_Your task_
Write out exactly the lines of the entries below, from the first through the line containing "constexpr int RSTEP = NCONV / QN, RA = RS;", and nothing beyond them.

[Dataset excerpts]
_ _ _ _
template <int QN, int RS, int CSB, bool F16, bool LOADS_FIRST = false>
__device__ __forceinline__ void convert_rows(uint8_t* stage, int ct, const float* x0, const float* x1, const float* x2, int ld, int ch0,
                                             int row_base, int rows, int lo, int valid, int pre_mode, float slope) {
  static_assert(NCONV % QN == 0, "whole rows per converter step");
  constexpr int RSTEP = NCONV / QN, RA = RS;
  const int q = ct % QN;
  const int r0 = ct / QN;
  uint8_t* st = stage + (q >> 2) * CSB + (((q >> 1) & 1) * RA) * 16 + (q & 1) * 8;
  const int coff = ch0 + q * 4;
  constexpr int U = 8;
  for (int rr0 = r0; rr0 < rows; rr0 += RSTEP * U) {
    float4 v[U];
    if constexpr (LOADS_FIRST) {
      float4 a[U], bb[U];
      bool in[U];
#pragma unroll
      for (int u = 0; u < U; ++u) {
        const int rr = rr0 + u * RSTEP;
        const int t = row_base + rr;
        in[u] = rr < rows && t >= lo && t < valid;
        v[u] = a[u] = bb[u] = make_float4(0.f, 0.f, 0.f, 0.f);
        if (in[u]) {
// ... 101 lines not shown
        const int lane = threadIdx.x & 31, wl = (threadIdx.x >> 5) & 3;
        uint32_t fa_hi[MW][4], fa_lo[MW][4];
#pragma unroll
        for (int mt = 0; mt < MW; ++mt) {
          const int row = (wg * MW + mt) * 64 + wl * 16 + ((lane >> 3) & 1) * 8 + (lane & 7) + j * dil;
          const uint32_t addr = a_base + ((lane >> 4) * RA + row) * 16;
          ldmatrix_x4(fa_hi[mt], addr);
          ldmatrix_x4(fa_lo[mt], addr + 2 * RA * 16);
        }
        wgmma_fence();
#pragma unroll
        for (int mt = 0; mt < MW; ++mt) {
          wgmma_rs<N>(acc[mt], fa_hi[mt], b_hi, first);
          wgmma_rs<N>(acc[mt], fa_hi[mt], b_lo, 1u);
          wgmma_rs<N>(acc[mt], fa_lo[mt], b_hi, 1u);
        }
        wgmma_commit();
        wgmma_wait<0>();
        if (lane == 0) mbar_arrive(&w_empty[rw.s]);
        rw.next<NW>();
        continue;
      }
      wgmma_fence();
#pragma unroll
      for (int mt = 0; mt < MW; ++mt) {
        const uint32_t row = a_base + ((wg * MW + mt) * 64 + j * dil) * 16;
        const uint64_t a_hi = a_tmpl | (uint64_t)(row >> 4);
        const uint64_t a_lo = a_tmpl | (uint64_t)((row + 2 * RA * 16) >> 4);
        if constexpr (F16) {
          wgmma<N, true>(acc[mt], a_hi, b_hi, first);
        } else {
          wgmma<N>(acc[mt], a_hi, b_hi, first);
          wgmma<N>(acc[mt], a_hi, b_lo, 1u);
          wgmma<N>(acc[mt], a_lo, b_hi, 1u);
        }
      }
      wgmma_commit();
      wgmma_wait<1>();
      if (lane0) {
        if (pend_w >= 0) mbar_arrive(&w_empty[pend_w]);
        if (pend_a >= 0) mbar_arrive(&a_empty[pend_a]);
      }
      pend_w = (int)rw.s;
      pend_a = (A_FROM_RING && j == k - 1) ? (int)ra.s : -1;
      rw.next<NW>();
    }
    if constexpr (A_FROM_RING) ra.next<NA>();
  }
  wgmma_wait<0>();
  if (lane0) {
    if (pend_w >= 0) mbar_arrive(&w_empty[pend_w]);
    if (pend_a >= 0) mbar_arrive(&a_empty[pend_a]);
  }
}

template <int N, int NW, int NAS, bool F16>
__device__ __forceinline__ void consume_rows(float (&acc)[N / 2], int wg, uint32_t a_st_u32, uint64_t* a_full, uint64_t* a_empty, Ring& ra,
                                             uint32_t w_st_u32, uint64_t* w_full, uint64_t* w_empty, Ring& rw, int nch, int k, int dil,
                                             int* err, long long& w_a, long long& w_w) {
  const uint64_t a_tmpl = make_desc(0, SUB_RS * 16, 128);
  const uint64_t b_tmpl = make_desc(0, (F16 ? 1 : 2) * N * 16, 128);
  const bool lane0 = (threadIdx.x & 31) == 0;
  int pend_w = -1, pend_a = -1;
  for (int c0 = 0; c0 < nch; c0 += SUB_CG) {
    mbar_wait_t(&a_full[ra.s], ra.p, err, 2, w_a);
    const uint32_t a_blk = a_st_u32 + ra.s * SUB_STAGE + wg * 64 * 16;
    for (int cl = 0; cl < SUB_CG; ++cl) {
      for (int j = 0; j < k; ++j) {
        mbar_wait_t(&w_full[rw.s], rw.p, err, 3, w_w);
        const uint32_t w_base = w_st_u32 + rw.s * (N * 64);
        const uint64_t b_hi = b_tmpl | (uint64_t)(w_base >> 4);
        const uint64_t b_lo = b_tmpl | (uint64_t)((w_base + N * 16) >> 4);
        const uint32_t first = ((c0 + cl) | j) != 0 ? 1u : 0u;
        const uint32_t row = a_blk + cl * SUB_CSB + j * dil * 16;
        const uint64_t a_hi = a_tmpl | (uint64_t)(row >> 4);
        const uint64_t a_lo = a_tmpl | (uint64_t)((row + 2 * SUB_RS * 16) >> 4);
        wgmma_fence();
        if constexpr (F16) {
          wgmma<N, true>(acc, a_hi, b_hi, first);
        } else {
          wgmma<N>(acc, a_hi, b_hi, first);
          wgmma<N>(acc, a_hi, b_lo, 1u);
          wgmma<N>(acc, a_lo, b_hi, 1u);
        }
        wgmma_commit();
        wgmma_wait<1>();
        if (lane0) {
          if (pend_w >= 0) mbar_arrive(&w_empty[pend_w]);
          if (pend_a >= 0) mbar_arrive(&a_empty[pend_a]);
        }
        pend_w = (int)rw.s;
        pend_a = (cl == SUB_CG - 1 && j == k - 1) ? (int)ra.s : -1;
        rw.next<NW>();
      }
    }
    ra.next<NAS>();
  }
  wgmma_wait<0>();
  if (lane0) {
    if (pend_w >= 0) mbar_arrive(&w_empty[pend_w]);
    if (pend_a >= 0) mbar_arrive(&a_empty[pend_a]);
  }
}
_ _ _ _
_Task solution_
template <int QN, int RS, int CSB, bool F16, bool LOADS_FIRST = false>
__device__ __forceinline__ void convert_rows(uint8_t* stage, int ct, const float* x0, const float* x1, const float* x2, int ld, int ch0,
                                             int row_base, int rows, int lo, int valid, int pre_mode, float slope) {
  static_assert(NCONV % QN == 0, "whole rows per converter step");
  constexpr int RSTEP = NCONV / QN, RA = RS;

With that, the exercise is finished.